Causes and development
- Usually autosomal dominant (rare autosomal recessive or X-linked ) inherited gene mutation (30-40% penetrance )
- Deletion of a GAG triplet (guanine, adenine = nucleobase, basic building block of nucleic acids DNA and RNA) in the DYT1 gene on chromosome 9q34 (long arm of chromosome 9 )
- This gene encodes the ATP -binding protein torsin A
- Localization of torsin A ubiquitously in neurons of the CNS
- Torsin A with the endoplasmic reticulum and in the nuclear membrane, the function of a chaperone (proteins that help newly synthesized proteins to fold correctly )
- Torsin A possibly interacts with the dopamine transporter and is involved in intracellular transport. The cause of dystonia is therefore in a disturbance of the regulation of non - arbitrariness motor skills (partly also the arbitrariness of motor function ) in the region of the basal ganglia ( including through disturbed dopamine household and defective proteins )
A central role in the pathophysiological model of Oppenheim dystonia plays the globus pallidus internus ( GABAergic ). It has an inhibitory effect on the thalamocortical neurons. If this inhibition, there is hyperkinetic movement disorders.
Clinical manifestations
Movement disorder ( hyperkinesis ) with involuntary, recurrent and persistent muscle contractions in one or more regions of the body that frequently cause twisting and repetitive movements or abnormal postures. Onset of symptoms is usually in the middle or late childhood in an arm or leg. For the majority of patients develop in the next five years to a generalization. A typical feature of dystonia is a gain in motor activity (action dystonia ) and in stress and tension situations.
- Über-Extension/Flexion hand
- About inversion of the foot
- Worm-like movements
- Torsion of the spine
- Gait dromedary ( camel -course )
- Normal cognitive functions
Methods of investigation
- Medical history (including family, drugs)
- Clinical signs
- Identifying common patterns of movement
- Magnetic resonance imaging ( usually no noticeable structural lesions)

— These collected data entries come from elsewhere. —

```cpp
extern "C" int fn_block35_infer(const void* x, void* y, int N, const void* const* w_1x1, const void* const* w_3x3, const void* w_up,
                                const float* const* b_1x1, const float* const* b_3x3, const float* b_up, float scale, int relu, int dtype,
                                void* stream) {
    return fn_block35_infer_warm(x, y, N, w_1x1, w_3x3, w_up, b_1x1, b_3x3, b_up, scale, relu, nullptr, 0, dtype, stream);
}

extern "C" int fn_block35_infer_warm(const void* x, void* y, int N, const void* const* w_1x1, const void* const* w_3x3, const void* w_up,
                                     const float* const* b_1x1, const float* const* b_3x3, const float* b_up, float scale, int relu,
                                     const void* warm, int64_t warm_bytes, int dtype, void* stream) {
    FN_REQUIRE(dtype == FN_BF16 || dtype == FN_F16, "dtype %d unsupported", dtype);
    FN_REQUIRE((warm == nullptr) == (warm_bytes == 0) && warm_bytes >= 0 && warm_bytes < (1L << 31) && ((uintptr_t)warm & 15) == 0,
               "block35_infer: warm range must be 16-byte aligned, below 2 GiB, and given with its size");
    FN_REQUIRE(x && y && x != y && N > 0 && w_1x1 && w_3x3 && w_up && b_1x1 && b_3x3 && b_up, "block35_infer: bad arguments");
    Block35Args a{};
    a.x = (const unsigned short*)x; a.y = (unsigned short*)y; a.w_up = (const unsigned short*)w_up; a.b_up = b_up;
    for (int i = 0; i < 3; ++i) {
        FN_REQUIRE(w_1x1[i] && w_3x3[i] && b_1x1[i] && b_3x3[i], "block35_infer: null layer %d", i);
        a.w_1x1[i] = (const unsigned short*)w_1x1[i]; a.w_3x3[i] = (const unsigned short*)w_3x3[i];
        a.b_1x1[i] = b_1x1[i]; a.b_3x3[i] = b_3x3[i];
    }
    a.scale = scale; a.relu = relu; a.N = N;
    a.warm = (const unsigned char*)warm; a.warm_bytes = (long)warm_bytes;
    const int grid = N + (warm ? WARM_WGS : 0);
    constexpr int SLICE = 304 * 64, PATCH = (19 * 19 * 64 + 1023) / 1024 * 1024 + 1024;
    constexpr size_t smem = 3 * SLICE + 2 * PATCH + 2 * (SLICE + 96 * 64);
    static_assert(smem <= 160 * 1024 && 3 * 256 * 64 <= 2 * (SLICE + 96 * 64) && 304 * 36 * 4 <= 2 * PATCH, "block35 LDS plan");
    static LdsOptIn ok[2];
    const int which = dtype == FN_BF16 ? 0 : 1;
    if (int rc = allow_big_lds(which == 0 ? reinterpret_cast<const void*>(block35_infer_kernel<__bf16>) : reinterpret_cast<const void*>(block35_infer_kernel<_Float16>),
                               ok[which], "block35_infer")) return rc;
    if (dtype == FN_BF16) hipLaunchKernelGGL(block35_infer_kernel<__bf16>, dim3(grid), dim3(512), smem, (hipStream_t)stream, a);
    else hipLaunchKernelGGL(block35_infer_kernel<_Float16>, dim3(grid), dim3(512), smem, (hipStream_t)stream, a);
    return check_launch("block35_infer");
}
```

Baseline: 13950.

## Add DMA path for block17 stage 1, vectorize epilogues, prefetch residuals

Stage 1 of the fused block17 kernel gets a direct-to-LDS buffer-load DMA pipeline that replaces the register ring. The DMA pipeline macro now takes a group size and a per-step wait. MFMA operands are swapped so each lane holds four consecutive output columns, which lets the epilogues add bias, apply ReLU and store packed 8-byte LDS writes instead of scalar 2-byte stores. Biases are loaded once up front. The final up-projection stage prefetches residual and bias for the next pass with double buffering. Optional timing instrumentation is added behind a compile flag, and LDS staging grows to 60 KB.

New measurement: 14180, median of 6. 1.6% higher.

```diff
diff --git a/facenet_amd/csrc/block_fused.hip b/facenet_amd/csrc/block_fused.hip
--- a/facenet_amd/csrc/block_fused.hip
+++ b/facenet_amd/csrc/block_fused.hip
@@ -1,6 +1,44 @@
 #include "common.h"
 #include "../../include/facenet_hip.h"
 #include <cstdlib>
+
+#ifndef FN_FUSED_PHASES
+#define FN_FUSED_PHASES 0
+#endif
+
+#if FN_FUSED_PHASES
+__device__ unsigned long long fn_fused_phase[256 * 2 * 32];
+extern "C" int fn_debug_fused_phases(unsigned long long* out, int reset) {
+    static unsigned long long host[256 * 2 * 32];
+    if (out) {
+        if (hipMemcpyFromSymbol(host, HIP_SYMBOL(fn_fused_phase), sizeof(host)) != hipSuccess) return -1;
+        for (int i = 0; i < 2 * 32; ++i) {
+            out[i] = 0;
+            for (int r = 0; r < 256; ++r) out[i] += host[r * 2 * 32 + i];
+        }
+    }
+    if (reset) {
+        for (auto& v : host) v = 0;
+        if (hipMemcpyToSymbol(HIP_SYMBOL(fn_fused_phase), host, sizeof(host)) != hipSuccess) return -1;
+    }
+    return 0;
+}
+#define FN_PH_INIT(kern)                                                                                  \
+    unsigned long long* const ph_p = fn_fused_phase + ((blockIdx.x & 255) * 2 + (kern)) * 32;            \
+    unsigned long long ph_last = wall_clock64();                                                          \
+    if (threadIdx.x == 0) atomicAdd(ph_p, 1ull);
+#define FN_PH(slot)                                                                                       \
+    {                                                                                                     \
+        const unsigned long long ph_t = wall_clock64();                                                   \
+        if (threadIdx.x == 0) atomicAdd(ph_p + (slot), ph_t - ph_last);                                   \
+        ph_last = ph_t;                                                                                   \
+    }
+#define FN_PH_WAIT(n) asm volatile("s_waitcnt vmcnt(" #n ")" ::: "memory");
+#else
+#define FN_PH_INIT(kern)
+#define FN_PH(slot)
+#define FN_PH_WAIT(n)
+#endif
 
 namespace fn {
 
@@ -44,6 +82,15 @@
 
 __device__ __forceinline__ int swz64(int row, int chunk) { return row * 64 + ((chunk ^ (((row >> 2) & 1) << 1)) << 4); }
 
+typedef __attribute__((ext_vector_type(2))) unsigned int u32x2;
+template <typename T> __device__ __forceinline__ u32x2 pack4_bias_relu(const f32x4& v, const f32x4& b) {
+    u32x2 o;
+    o[0] = (unsigned)LP<T>::from_f32(fmaxf(v[0] + b[0], 0.f)) | ((unsigned)LP<T>::from_f32(fmaxf(v[1] + b[1], 0.f)) << 16);
+    o[1] = (unsigned)LP<T>::from_f32(fmaxf(v[2] + b[2], 0.f)) | ((unsigned)LP<T>::from_f32(fmaxf(v[3] + b[3], 0.f)) << 16);
+    return o;
+}
+__device__ __forceinline__ f32x4 load_bias4(const float* b) { return f32x4{b[0], b[1], b[2], b[3]}; }
+
 #define FN_RING_PIPELINE(D_, NT_, LOAD, STORE, COMPUTE)                                   \
     {                                                                                       \
         _Pragma("unroll") for (int d_ = 0; d_ < (D_); ++d_) { LOAD(min(d_, (NT_) - 1), d_) } \
@@ -63,18 +110,22 @@
         }                                                                                   \
     }
 
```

- Positron emission tomography ( changes in regional glucose utilization )
- EEG
- Blood count
- Urine sample
- Genetic study
Additional symptoms such as rigidity, resting tremor, pyramidal tract signs, cognitive impairment and ataxia are not compatible with primary dystonia.
Differential Diagnosis
Differential diagnoses include metabolic disorders ( CNS, Wilson's disease ) and other forms of dystonia (secondary dystonia ).
Therapy
- Local: botulinum toxin injection
- Generalized: anticholinergics
- Benzodiazepines
- Intrathecal administration of baclofen
- Drug combination therapy
- Deep brain stimulation ( globus pallidus internus both sides )
- In addition: Physiotherapy (among sensory tricks ), if necessary occupational therapy, speech therapy, psychotherapy
Forecast
The disease course can be designed highly variable, so is difficult to make a forecast. In general it can be said that in earlier beginning the likelihood of generalization increases.
Despite frequent generalization to approximately 75% of patients go and lead an independent life. With modern treatment options so they have a relatively good quality of life.